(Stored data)
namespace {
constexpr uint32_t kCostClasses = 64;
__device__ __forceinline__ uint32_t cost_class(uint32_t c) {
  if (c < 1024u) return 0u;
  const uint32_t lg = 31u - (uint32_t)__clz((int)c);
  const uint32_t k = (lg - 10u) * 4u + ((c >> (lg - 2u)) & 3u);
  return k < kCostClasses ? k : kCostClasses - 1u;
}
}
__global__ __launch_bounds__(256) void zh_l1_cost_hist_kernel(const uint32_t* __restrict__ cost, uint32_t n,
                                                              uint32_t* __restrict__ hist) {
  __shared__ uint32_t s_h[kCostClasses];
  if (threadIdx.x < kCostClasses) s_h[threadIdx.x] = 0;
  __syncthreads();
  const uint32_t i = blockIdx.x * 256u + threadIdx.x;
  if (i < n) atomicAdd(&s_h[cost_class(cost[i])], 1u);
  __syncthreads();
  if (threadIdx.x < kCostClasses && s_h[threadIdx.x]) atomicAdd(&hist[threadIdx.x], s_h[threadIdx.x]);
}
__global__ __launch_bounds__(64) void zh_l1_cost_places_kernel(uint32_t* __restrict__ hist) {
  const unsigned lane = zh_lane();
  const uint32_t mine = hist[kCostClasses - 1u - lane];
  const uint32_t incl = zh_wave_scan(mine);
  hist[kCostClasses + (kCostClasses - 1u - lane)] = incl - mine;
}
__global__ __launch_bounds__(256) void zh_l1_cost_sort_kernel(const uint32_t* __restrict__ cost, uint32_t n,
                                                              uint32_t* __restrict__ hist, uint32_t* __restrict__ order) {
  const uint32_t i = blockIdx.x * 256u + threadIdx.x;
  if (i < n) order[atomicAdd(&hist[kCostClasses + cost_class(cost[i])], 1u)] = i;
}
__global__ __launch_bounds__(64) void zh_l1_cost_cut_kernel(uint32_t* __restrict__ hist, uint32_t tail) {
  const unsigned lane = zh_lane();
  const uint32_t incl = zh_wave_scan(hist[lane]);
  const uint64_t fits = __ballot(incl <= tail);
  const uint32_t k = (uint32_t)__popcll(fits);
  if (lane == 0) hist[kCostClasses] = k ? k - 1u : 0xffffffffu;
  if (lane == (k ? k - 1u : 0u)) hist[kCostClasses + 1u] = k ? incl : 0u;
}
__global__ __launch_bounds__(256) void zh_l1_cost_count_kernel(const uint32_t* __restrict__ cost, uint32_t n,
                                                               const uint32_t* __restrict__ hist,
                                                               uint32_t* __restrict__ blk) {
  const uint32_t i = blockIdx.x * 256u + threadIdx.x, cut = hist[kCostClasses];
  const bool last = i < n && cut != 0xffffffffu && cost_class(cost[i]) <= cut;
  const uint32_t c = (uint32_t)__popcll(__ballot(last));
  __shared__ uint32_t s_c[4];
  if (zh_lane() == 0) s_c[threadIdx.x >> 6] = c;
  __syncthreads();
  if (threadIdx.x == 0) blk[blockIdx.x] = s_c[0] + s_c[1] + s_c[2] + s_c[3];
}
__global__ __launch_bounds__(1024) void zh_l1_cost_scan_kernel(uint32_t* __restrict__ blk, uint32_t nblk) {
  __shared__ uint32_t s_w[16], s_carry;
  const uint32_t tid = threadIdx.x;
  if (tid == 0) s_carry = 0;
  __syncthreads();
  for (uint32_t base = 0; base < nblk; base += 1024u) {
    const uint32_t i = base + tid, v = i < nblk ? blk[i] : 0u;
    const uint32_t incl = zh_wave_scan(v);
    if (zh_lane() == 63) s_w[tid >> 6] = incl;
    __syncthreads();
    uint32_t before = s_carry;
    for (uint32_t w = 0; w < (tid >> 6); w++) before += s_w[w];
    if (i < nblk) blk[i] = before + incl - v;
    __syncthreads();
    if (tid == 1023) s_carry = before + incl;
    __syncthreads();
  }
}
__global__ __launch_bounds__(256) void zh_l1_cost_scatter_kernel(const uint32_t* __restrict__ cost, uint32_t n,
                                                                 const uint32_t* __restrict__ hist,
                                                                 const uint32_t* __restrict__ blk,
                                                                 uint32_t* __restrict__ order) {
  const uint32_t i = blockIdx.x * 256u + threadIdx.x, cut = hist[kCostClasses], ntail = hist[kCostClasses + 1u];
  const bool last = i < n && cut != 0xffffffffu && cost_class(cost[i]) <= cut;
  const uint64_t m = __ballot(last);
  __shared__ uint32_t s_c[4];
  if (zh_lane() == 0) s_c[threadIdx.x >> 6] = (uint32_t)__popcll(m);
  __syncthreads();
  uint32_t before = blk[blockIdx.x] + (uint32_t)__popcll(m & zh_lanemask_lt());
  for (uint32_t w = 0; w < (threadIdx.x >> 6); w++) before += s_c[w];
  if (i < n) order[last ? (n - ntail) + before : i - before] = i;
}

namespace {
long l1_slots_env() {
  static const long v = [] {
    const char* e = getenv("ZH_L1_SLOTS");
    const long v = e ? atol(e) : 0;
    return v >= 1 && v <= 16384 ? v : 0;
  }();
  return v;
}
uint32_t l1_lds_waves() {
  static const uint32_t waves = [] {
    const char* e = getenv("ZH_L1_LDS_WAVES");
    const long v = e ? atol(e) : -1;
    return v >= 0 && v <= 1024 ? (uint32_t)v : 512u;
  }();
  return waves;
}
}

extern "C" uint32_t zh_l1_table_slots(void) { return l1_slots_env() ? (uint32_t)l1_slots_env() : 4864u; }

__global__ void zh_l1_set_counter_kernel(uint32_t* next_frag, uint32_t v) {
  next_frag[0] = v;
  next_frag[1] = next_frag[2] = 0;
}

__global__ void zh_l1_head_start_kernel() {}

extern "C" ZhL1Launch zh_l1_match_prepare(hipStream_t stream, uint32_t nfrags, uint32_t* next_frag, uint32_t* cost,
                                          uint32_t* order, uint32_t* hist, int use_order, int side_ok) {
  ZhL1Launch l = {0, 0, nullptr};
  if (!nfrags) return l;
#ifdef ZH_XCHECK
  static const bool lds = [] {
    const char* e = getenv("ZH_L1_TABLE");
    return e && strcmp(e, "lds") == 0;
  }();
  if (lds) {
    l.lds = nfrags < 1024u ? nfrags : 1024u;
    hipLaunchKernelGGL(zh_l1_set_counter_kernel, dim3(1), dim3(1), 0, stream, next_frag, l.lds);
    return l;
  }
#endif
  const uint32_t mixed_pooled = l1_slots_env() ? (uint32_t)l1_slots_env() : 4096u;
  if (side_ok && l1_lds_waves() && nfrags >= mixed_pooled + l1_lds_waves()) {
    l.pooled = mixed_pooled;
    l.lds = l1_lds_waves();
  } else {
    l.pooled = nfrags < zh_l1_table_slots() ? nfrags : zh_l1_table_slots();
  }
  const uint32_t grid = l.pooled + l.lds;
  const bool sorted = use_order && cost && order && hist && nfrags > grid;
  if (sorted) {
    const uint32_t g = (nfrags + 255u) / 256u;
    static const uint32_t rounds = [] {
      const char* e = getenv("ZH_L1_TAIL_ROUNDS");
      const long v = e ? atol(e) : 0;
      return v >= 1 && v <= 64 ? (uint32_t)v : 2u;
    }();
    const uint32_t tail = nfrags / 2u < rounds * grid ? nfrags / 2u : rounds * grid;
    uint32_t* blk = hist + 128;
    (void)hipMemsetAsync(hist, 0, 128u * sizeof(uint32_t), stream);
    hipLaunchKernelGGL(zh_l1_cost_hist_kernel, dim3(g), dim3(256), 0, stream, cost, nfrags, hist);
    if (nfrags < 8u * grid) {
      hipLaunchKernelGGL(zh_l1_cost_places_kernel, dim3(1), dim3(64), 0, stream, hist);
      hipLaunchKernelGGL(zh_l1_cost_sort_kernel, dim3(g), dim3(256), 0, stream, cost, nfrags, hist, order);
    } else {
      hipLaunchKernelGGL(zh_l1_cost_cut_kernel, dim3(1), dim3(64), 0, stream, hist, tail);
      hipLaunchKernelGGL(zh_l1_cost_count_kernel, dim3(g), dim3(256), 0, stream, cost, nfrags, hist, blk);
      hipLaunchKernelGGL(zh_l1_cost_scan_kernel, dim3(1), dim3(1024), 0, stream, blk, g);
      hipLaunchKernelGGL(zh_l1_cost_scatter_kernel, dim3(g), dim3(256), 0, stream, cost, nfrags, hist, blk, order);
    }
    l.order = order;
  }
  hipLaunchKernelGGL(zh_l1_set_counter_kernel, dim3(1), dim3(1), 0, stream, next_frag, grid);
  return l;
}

• Your instructions
Identify each line in the records above that contains the word "fits", and copy it out in full.

• Solution for this problem
  const uint64_t fits = __ballot(incl <= tail);
  const uint32_t k = (uint32_t)__popcll(fits);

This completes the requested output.